constexpr uint32_t kGapLoK = 0x1FF7FDFFu, kGapLoG = 0x20080200u;
constexpr uint32_t kGapHiK = 0x0007FDFFu, kGapHiG = 0x00080200u;
__device__ __forceinline__ int mask_scv_gap(uint64_t m) {
    int sc = __popcll(m & (m >> 1) & (m >> 2));
    const uint32_t lo = (uint32_t)m, hi = (uint32_t)(m >> 32);
    const uint32_t blo = lo + kGapLoK, bhi = hi + kGapHiK;
    const uint32_t tlo = (lo & blo) + kGapLoK, thi = (hi & bhi) + kGapHiK;
    sc += __popc((blo ^ tlo) & kGapLoG);
    sc += __popc((bhi ^ thi) & kGapHiG);
    return sc;
}
__device__ __forceinline__ uint32_t gap_slots4(uint32_t x) {
    const uint32_t o = x | 0x80808080u;
    const uint32_t g9 = ((o - 0x09090909u) >> 7) & 0x01010101u, g18 = ((o - 0x12121212u) >> 7) & 0x01010101u;
    const uint32_t g27 = ((o - 0x1B1B1B1Bu) >> 7) & 0x01010101u, g36 = ((o - 0x24242424u) >> 7) & 0x01010101u;
    return x + g9 + g18 + g36 + 3u * g27;
}
__device__ __forceinline__ uint8_t gap_slot(uint32_t s) { return (uint8_t)gap_slots4(s); }
template <bool GAP>
__device__ __forceinline__ int mask_terms(uint64_t m) { return GAP ? mask_scv_gap(m) : mask_scv(m); }
template <int N, int K, bool GAP = false>
__device__ __forceinline__ int students_scv(const uint8_t* my, const uint32_t* r) {
    constexpr int H = N / 2;
    uint32_t sl[K * N];
#pragma unroll
    for (int k = 0; k < K; ++k)
#pragma unroll
        for (int j = 0; j < N; ++j) sl[k * N + j] = my[(r[k * H + (j >> 1)] >> (16 * (j & 1))) & 0xFFFFu];
    int sc = 0;
#pragma unroll
    for (int k = 0; k < K; ++k) {
        uint64_t m = 0;
#pragma unroll
        for (int j = 0; j < N; ++j) m |= 1ull << (sl[k * N + j] & 63);
        sc += mask_terms<GAP>(m);
    }
    return sc;
}
template <int N, int KMAX, bool GAP = false>
__device__ __forceinline__ int run_scv(const uint8_t* my, const uint32_t* p, int cnt) {
    constexpr int K = N <= 16 ? KMAX : 1;
    constexpr int ST = K * N / 2;
    const int steps = cnt / K;
    int sc = 0;
    if constexpr (KMAX == 1) {
        const ConstU32* q = (const ConstU32*)p;
        uint32_t cur[N / 2];
#pragma unroll
        for (int j = 0; j < N / 2; ++j) cur[j] = q[j];
        for (int i = 0; i < cnt; ++i) {
            const int in = i + 1 < cnt ? i + 1 : i;
            uint32_t nxt[N / 2];
#pragma unroll
            for (int j = 0; j < N / 2; ++j) nxt[j] = q[in * (N / 2) + j];
            uint32_t sl[N];
#pragma unroll
            for (int j = 0; j < N; ++j) sl[j] = my[(cur[j >> 1] >> (16 * (j & 1))) & 0xFFFFu];
            uint64_t m = 0;
#pragma unroll
            for (int j = 0; j < N; ++j) m |= 1ull << (sl[j] & 63);
            sc += mask_terms<GAP>(m);
#pragma unroll
            for (int j = 0; j < N / 2; ++j) cur[j] = nxt[j];
        }
        return sc;
    }
    const ConstU32* q = (const ConstU32*)p;
    if (steps > 0) {
        int i = 0;
        uint32_t ra[ST], rb[ST];
        sload_rec<ST>(q, ra);
        while (true) {
            sload_rec<ST>(q + (i + 1 < steps ? i + 1 : i) * ST, rb);
            sc += students_scv<N, K, GAP>(my, ra);
            keep_rec<ST>(rb);
            if (++i == steps) break;
            sload_rec<ST>(q + (i + 1 < steps ? i + 1 : i) * ST, ra);
            sc += students_scv<N, K, GAP>(my, rb);
            keep_rec<ST>(ra);
            if (++i == steps) break;
        }
    }
    if constexpr (K == 2) {
        if (cnt & 1) {
            uint32_t r[N / 2];
            sload_rec<N / 2>(q + steps * ST, r);
            sc += students_scv<N, 1, GAP>(my, r);
        }
    }
    return sc;
}
__device__ __noinline__ int run_scv_any(const uint8_t* my, const ConstU32* p, int cnt, int n, bool gap) {
    int sc = 0;
    for (int i = 0; i < cnt; ++i) {
        uint64_t m = 0;
        for (int j = 0; j < n / 2; ++j) {
            const uint32_t d = p[i * (n / 2) + j];
            m |= 1ull << (my[d & 0xFFFFu] & 63);
            m |= 1ull << (my[d >> 16] & 63);
        }
        sc += gap ? mask_scv_gap(m) : mask_scv(m);
    }
    return sc;
}
template <int KMAX, bool GAP = false>
__device__ __forceinline__ int lane_scv_runs(const uint8_t* my, const DevProblem& pb, int r0, int r1) {
    const ConstI32* runs = (const ConstI32*)pb.srun;
    int sc = 0;
    for (int k = r0; k < r1; ++k) {
        const int n = runs[4 * k], off = runs[4 * k + 1], cnt = runs[4 * k + 2];
        const uint32_t* p = pb.sid + off;
        switch (n) {
#define TT_RUN(N) case N: sc += run_scv<N, KMAX, GAP>(my, p, cnt); break;
            TT_RUN(2) TT_RUN(4) TT_RUN(6) TT_RUN(8) TT_RUN(10) TT_RUN(12) TT_RUN(14) TT_RUN(16)
            TT_RUN(18) TT_RUN(20) TT_RUN(22) TT_RUN(24) TT_RUN(26) TT_RUN(28) TT_RUN(30) TT_RUN(32)
#undef TT_RUN
            default: sc += run_scv_any(my, (const ConstU32*)p, cnt, n, GAP); break;
        }
    }
    return sc;
}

──────

*What to work on*. Using the material, show each line where the string "steps" can be found.

*Solved problem*.
    const int steps = cnt / K;
    if (steps > 0) {
            sload_rec<ST>(q + (i + 1 < steps ? i + 1 : i) * ST, rb);
            if (++i == steps) break;
            sload_rec<ST>(q + (i + 1 < steps ? i + 1 : i) * ST, ra);
            if (++i == steps) break;
            sload_rec<N / 2>(q + steps * ST, r);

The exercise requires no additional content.